Should the word "return" occur in a line of the records, copy that line.

*** DATA FOR ANALYSIS

## Pair fast backward sweep waves with helper waves computing gains via LDS ring

```diff
diff --git a/trajectory_optimization_matrix_lie_groups_amd/csrc/tolg_backward3.h b/trajectory_optimization_matrix_lie_groups_amd/csrc/tolg_backward3.h
--- a/trajectory_optimization_matrix_lie_groups_amd/csrc/tolg_backward3.h
+++ b/trajectory_optimization_matrix_lie_groups_amd/csrc/tolg_backward3.h
@@ -166,35 +166,84 @@
        B3_TRS = 14, B3_TR = 2 * B3_SLOT, B3_TRBYTES = 4 * 12 * B3_TRS * 8, B3_DUMP = B3_TR + B3_TRBYTES,
        B3_KC = B3_DUMP + 12 * B3_TRS * 8, B3_LDS = B3_KC + 16 * 16 * 8 };
 
-template <int M, bool GRAV, bool AL, bool FAST = false, bool PTW = false>
-__global__ __launch_bounds__(64) void k_backward3(Params P, int it, int flags) {
-  if ((flags & 4) && !P.k2_redo[blockIdx.x]) return;
+typedef rl_sync_t b3_sync_t;
+enum { B3_STOP = -1 };
+TOLG_DEV int b3_wait(b3_sync_t p, int v) {
+  int x = *p;
+  for (int n = 0; n < RL_POLLS && x >= 0 && x < v; n++) {
+    __builtin_amdgcn_s_sleep(2);
+    x = *p;
+  }
+  return x;
+}
+template <int M>
+struct B3Ring { enum { ROWS = 3 * M / 2, SLOT = ROWS * 1024, BYTES = 2 * SLOT }; };
+template <int M>
+TOLG_DEV void b3_ring_put_factor(char* rs, const double (&a)[M], const double (&nri)[M], double s_) {
+  f64x2* q = reinterpret_cast<f64x2*>(rs);
+#pragma unroll
+  for (int u = 0; u < M; u += 2) q[(u / 2) * 64] = f64x2{nri[u], nri[u + 1]};
+#pragma unroll
+  for (int u = 1; u < M; u += 2) q[(M / 2 + u / 2) * 64] = f64x2{a[u], u + 1 < M ? a[u + 1 < M ? u + 1 : u] : s_};
+}
+template <int M>
+TOLG_DEV void b3_ring_put_y(char* rs, const double (&Y)[M]) {
+  f64x2* q = reinterpret_cast<f64x2*>(rs);
+#pragma unroll
+  for (int u = 0; u < M; u += 2) q[(M + u / 2) * 64] = f64x2{Y[u], Y[u + 1]};
+}
+TOLG_DEV double b3_grad_root(double s_) {
+  const double y = __builtin_amdgcn_rsq(s_);
+  const double r_ = s_ * y, h_ = 0.5 * y;
+  const double rt = fma(h_, fma(-r_, r_, s_), r_);
+  return (s_ > 0.0) ? rt : 0.0;
+}
+TOLG_DEV void b3_epilogue_grad(const Params& P, int it, int ms, int b, bool act, int j, double gsum) {
+  double grad = (ms ? bcast<12>(gsum) : bcast<13>(gsum)) / (double)P.N;
+  if (act && j == 0) {
+    P.grad[b] = grad;
+    if (it >= 0 && b < P.B && P.grad_hist) P.grad_hist[(size_t)b * (P.max_iter + 1) + it] = grad;
+    if (it >= 0) {
+      bool conv = ms ? (grad < P.tol_grad && P.dn[b] < P.tol_defect) : (grad < P.tol_grad);
+      if (conv) { P.conv[b] = 1; P.active[b] = 0; }
+    }
+  }
+}
+
+struct B3Pair {
+  unsigned ring;
+  b3_sync_t prod, cons;
+};
+template <int M, bool GRAV, bool AL, bool FAST, bool PTW, int ROLE>
+TOLG_DEV void b3_sweep(const Params& P, const int it, const int flags, const int grp, char* const lds, const unsigned wb, const B3Pair pr) {
+  static_assert(ROLE == 0 || FAST, "only the fast sweep has a helper");
+  auto leave = [&]() { if constexpr (ROLE == 1) *pr.prod = B3_STOP; };
+  if ((flags & 4) && !P.k2_redo[grp]) { leave(); return; }
   const int ms = flags & 1;
   const bool closed = (flags & 2) != 0;
   const DConsts& C = *(const DConsts*)P.c;
-  const int lane = threadIdx.x, g = lane >> 4, j = lane & 15;
-  const int b = blockIdx.x * 4 + g;
+  const int lane = threadIdx.x & 63, g = lane >> 4, j = lane & 15;
+  const int b = grp * 4 + g;
   const bool act = P.active[b] != 0;
   if constexpr (FAST) {
-    const bool back = __any(act && P.mu[b] != 0.0) || P.k2_hint[blockIdx.x] != 0;
-    if (lane == 0) P.k2_redo[blockIdx.x] = back ? 1 : 0;
-    if (back) return;
-  }
-  if (!__any(act)) return;
+    const bool back = __any(act && P.mu[b] != 0.0) || P.k2_hint[grp] != 0;
+    if (lane == 0) P.k2_redo[grp] = back ? 1 : 0;
+    if (back) { leave(); return; }
+  }
+  if (!__any(act)) { leave(); return; }
   const int N = P.N;
-  __shared__ __attribute__((aligned(16))) char lds[FAST ? (B3_LDS > 34 * 1024 ? B3_LDS : 34 * 1024) : B3_LDS];
   if (lane < B3_ZBYTES / 8) {
-    reinterpret_cast<double*>(lds + B3_DATA)[lane] = 0.0;
-    reinterpret_cast<double*>(lds + B3_SLOT + B3_DATA)[lane] = 0.0;
+    reinterpret_cast<double*>(lds + wb + B3_DATA)[lane] = 0.0;
+    reinterpret_cast<double*>(lds + wb + B3_SLOT + B3_DATA)[lane] = 0.0;
   }
   for (int k = lane; k < B3_IDBYTES / 8; k += 64) {
     const int c6 = k / 24, w = k % 24, pr = w / 8, hf = w % 8;
     const double v = (hf < 2 && 2 * pr + hf == c6) ? 1.0 : 0.0;
-    reinterpret_cast<double*>(lds + B3_ID)[k] = v;
-    reinterpret_cast<double*>(lds + B3_SLOT + B3_ID)[k] = v;
+    reinterpret_cast<double*>(lds + wb + B3_ID)[k] = v;
+    reinterpret_cast<double*>(lds + wb + B3_SLOT + B3_ID)[k] = v;
   }
   __builtin_amdgcn_wave_barrier();
-  const unsigned lds0 = (unsigned)(uintptr_t)(__attribute__((address_space(3))) char*)lds;
+  const unsigned lds0 = (unsigned)(uintptr_t)(__attribute__((address_space(3))) char*)lds + wb;
 
   const double m12 = (j < 12) ? 1.0 : 0.0;
   int mycol = -1;
@@ -234,14 +283,14 @@
   const bool hasB = (j == 12 && !closed), isVec = (j == 12 || j == 13);
   const int fB = REC_D + 6;
   const bool hL = (j < 6 || isVec);
-  const unsigned lg = (unsigned)g * 16u;
-  const unsigned ZP = (unsigned)B3_DATA;
+  const unsigned lg = wb + (unsigned)g * 16u;
+  const unsigned ZP = wb + (unsigned)B3_DATA;
   unsigned oT[3], oM[3], oL[6];
 #pragma unroll
   for (int r = 0; r < 3; r++) { oT[r] = hT ? lg + FOFF(fT + r) : ZP; oM[r] = hM ? lg + FOFF(fM + r) : ZP; }
 #pragma unroll
   for (int r = 0; r < 6; r++) oL[r] = hL ? lg + FOFF((j < 6) ? REC_LXX + sym6(r, j) : REC_LX + r) : ZP;
-  const unsigned oB = hasB ? lg + FOFF(fB) : vcol ? (unsigned)B3_ID + (unsigned)(j - 6) * 192u : ZP;
+  const unsigned oB = hasB ? lg + FOFF(fB) : vcol ? wb + (unsigned)B3_ID + (unsigned)(j - 6) * 192u : ZP;
   unsigned oXA = lg + FOFF(REC_XI), oXB = oXA;
   {
     double aA[2] = {0, 0}, bA[2] = {0, 0}, aB[2] = {0, 0}, bB[2] = {0, 0}, mA[3] = {0, 0, 0}, mB[3] = {0, 0, 0};
@@ -268,13 +317,13 @@
       oXA = lg + FOFF(REC_XI + 2 * kA); oXB = lg + FOFF(REC_XI + 2 * kB);
     }
     if (g == 0) {
-      double* kc = reinterpret_cast<double*>(lds + B3_KC) + 16 * j;
+      double* kc = reinterpret_cast<double*>(lds + wb + B3_KC) + 16 * j;
       kc[0] = aA[0]; kc[1] = bA[0]; kc[2] = aB[0]; kc[3] = bB[0]; kc[4] = bA[1]; kc[5] = bB[1];
 #pragma unroll
       for (int r = 0; r < 3; r++) { kc[6 + 2 * r] = mA[r]; kc[7 + 2 * r] = mB[r]; }
     }
   }
-  const unsigned oKC = (unsigned)B3_KC + 128u * (unsigned)j;
+  const unsigned oKC = wb + (unsigned)B3_KC + 128u * (unsigned)j;
   const unsigned oV = isVec ? lg + FOFF(REC_LX + 6) : ZP;
   const unsigned oU = isVec ? lg + FOFF(REC_LU) : ZP;
   const unsigned oG = lg + FOFF(REC_LU + M);
@@ -283,8 +332,8 @@
   constexpr int NKB = (int)((blockBytes + 1023u) / 1024u);
   static_assert(NKB == 3 || NKB == 4, "record block of four trajectories: 3 or 4 KB");
   const unsigned oUU = (al && mycol >= 0) ? lg + FOFF(P.fLUU + (mycol >= 0 ? mycol : 0)) : ZP;
-  const unsigned wTR = (j < 12) ? (unsigned)B3_TR + ((unsigned)g * 12u * B3_TRS + (unsigned)j) * 8u : (unsigned)B3_DUMP;
-  const unsigned rTR = (j < 12) ? (unsigned)B3_TR + ((unsigned)g * 12u * B3_TRS + (unsigned)j * B3_TRS) * 8u : ZP;
+  const unsigned wTR = wb + ((j < 12) ? (unsigned)B3_TR + ((unsigned)g * 12u * B3_TRS + (unsigned)j) * 8u : (unsigned)B3_DUMP);
+  const unsigned rTR = (j < 12) ? wb + (unsigned)B3_TR + ((unsigned)g * 12u * B3_TRS + (unsigned)j * B3_TRS) * 8u : ZP;
   const double hsym = (j < 12) ? 0.5 : 1.0;
   const unsigned sB = (unsigned)P.Bp * 8u;
   const unsigned vr = REC_VR(b);
@@ -306,9 +355,9 @@
     else rl_dma16x4_rec(uniform_ptr(src), (unsigned)lane * 16u, dst);
   };
   auto dma_knot = [&](int i, int s) {
-    dma_from(reinterpret_cast<const char*>(P.REC + recStride * i) + (size_t)blockIdx.x * blockBytes, s);
+    dma_from(reinterpret_cast<const char*>(P.REC + recStride * i) + (size_t)grp * blockBytes, s);
   };
-  const char* rec_run = reinterpret_cast<const char*>(P.REC + recStride * (size_t)(N > 2 ? N - 2 : 0)) + (size_t)blockIdx.x * blockBytes;
+  const char* rec_run = reinterpret_cast<const char*>(P.REC + recStride * (size_t)(N > 2 ? N - 2 : 0)) + (size_t)grp * blockBytes;
   const double* gk_run = P.GK + gStride * (size_t)(N + 1);
   const size_t recStrideB = recStride * 8;
 
@@ -343,6 +392,8 @@
 #endif
 
   bool failed = false;
+  bool stuck = false;
+  const unsigned oR = pr.ring + (unsigned)lane * 16u;
   auto step = [&](int i, auto slot_tag) {
     constexpr int SLOT = decltype(slot_tag)::value;
     const char* sl = lds + SLOT * B3_SLOT;
@@ -352,7 +403,7 @@
       x0 = w.x; x1 = w.y;
     };
     if (i == 0) asm volatile("s_waitcnt vmcnt(0)" ::: "memory");
-    else asm volatile("s_waitcnt vmcnt(%0)" :: "n"(M / 2 + NKB) : "memory");
+    else asm volatile("s_waitcnt vmcnt(%0)" :: "n"((ROLE == 1 ? 0 : M / 2) + NKB) : "memory");
     double A[12], Qh[12], lu[M], luu_i = 0.0;
 #pragma unroll
     for (int r = 0; r < 3; r++) { A[r] = ld(oT[r]); A[3 + r] = ld(oM[r]); }
@@ -390,12 +441,14 @@
     rank1_bk3_6_nn(Z, V, A[6], A[7], A[8]); rank1_bk3_9_nn(Z, V, A[9], A[10], A[11]);
     STAMP(1)
     __builtin_amdgcn_sched_barrier(0);
+    int cons_seen = 0;
+    if constexpr (ROLE == 1) cons_seen = *pr.cons;
     asm volatile("s_waitcnt lgkmcnt(0)" ::: "memory");
 #ifdef TOLG_STAMPS2
     STAMP(1)
 #endif
     gk_run -= gStride;
-    if (i < N - 1) store_gains(gk_run);
+    if constexpr (ROLE == 0) { if (i < N - 1) store_gains(gk_run); }
 #ifdef TOLG_STAMPS2
     STAMP(2)
 #endif
@@ -474,6 +527,7 @@
 #pragma unroll
       for (int r = 0; r < 12; r++) Qh[r] = hsym * (Qh[r] + T[r]);
     };
+    double ring_s = 0.0;
     auto grad_term = [&](const double (&G)[M]) {
       double s0 = 0, s1 = 0;
 #pragma unroll
@@ -482,10 +536,8 @@
         s0 = fma(q0, q0, s0); s1 = fma(q1, q1, s1);
       }
       const double s_ = s0 + s1;
-      const double y = __builtin_amdgcn_rsq(s_);
-      const double r_ = s_ * y, h_ = 0.5 * y;
-      const double rt = fma(h_, fma(-r_, r_, s_), r_);
-      gsum += (s_ > 0.0) ? rt : 0.0;
+      if constexpr (ROLE == 1) { ring_s = s_; return; }
+      gsum += b3_grad_root(s_);
     };
     auto finish = [&](double (&Y)[M], const double (&Uf)[M], double (&nri)[M]) {
       grad_term(Y);
@@ -495,14 +547,27 @@
         for (int u = 0; u < M; u++) nri[u] = (j == 13) ? 0.0 : nri[u];
       }
       double zn[M], nx[M];
+      char* const rs = lds + oR + SLOT * B3Ring<M>::SLOT;
+      if constexpr (ROLE == 1) {
+        const int need = N - 2 - i;
+        if (__builtin_amdgcn_readfirstlane(cons_seen) < need && b3_wait(pr.cons, need) < need) { stuck = true; return; }
+        b3_ring_put_factor<M>(rs, Uf, nri, ring_s);
+      }
       ldl3_forward<M>(Uf, nri, Y, zn);
+      if constexpr (ROLE == 1) {
+        b3_ring_put_y<M>(rs, Y);
+        asm volatile("" ::: "memory");
+        *pr.prod = N - i;
+      }
       symmetrise();
       STAMP(5)
       if constexpr (M == 6) rank1_bi_x6_nn(Qh, Y, zn);
       else rank1_bi_x4_nn(Qh, Y, zn);
-      ldl3_backward_nx<M>(Uf, nri, Y, zn, nx);
-#pragma unroll
-      for (int u = 0; u < M; u++) Kst[u] = ibu[u] * nx[u];
+      if constexpr (ROLE == 0) {
+        ldl3_backward_nx<M>(Uf, nri, Y, zn, nx);
+#pragma unroll
+        for (int u = 0; u < M; u++) Kst[u] = ibu[u] * nx[u];
+      }
     };
     bool settled = false;
 #ifdef TOLG_K3_NOFAST
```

******

--- REPLY ---
-  if ((flags & 4) && !P.k2_redo[blockIdx.x]) return;
+  return x;
+  return (s_ > 0.0) ? rt : 0.0;
+  if ((flags & 4) && !P.k2_redo[grp]) { leave(); return; }
-    if (back) return;
-  if (!__any(act)) return;
+    if (back) { leave(); return; }
+  if (!__any(act)) { leave(); return; }
+      if constexpr (ROLE == 1) { ring_s = s_; return; }
+        if (__builtin_amdgcn_readfirstlane(cons_seen) < need && b3_wait(pr.cons, need) < need) { stuck = true; return; }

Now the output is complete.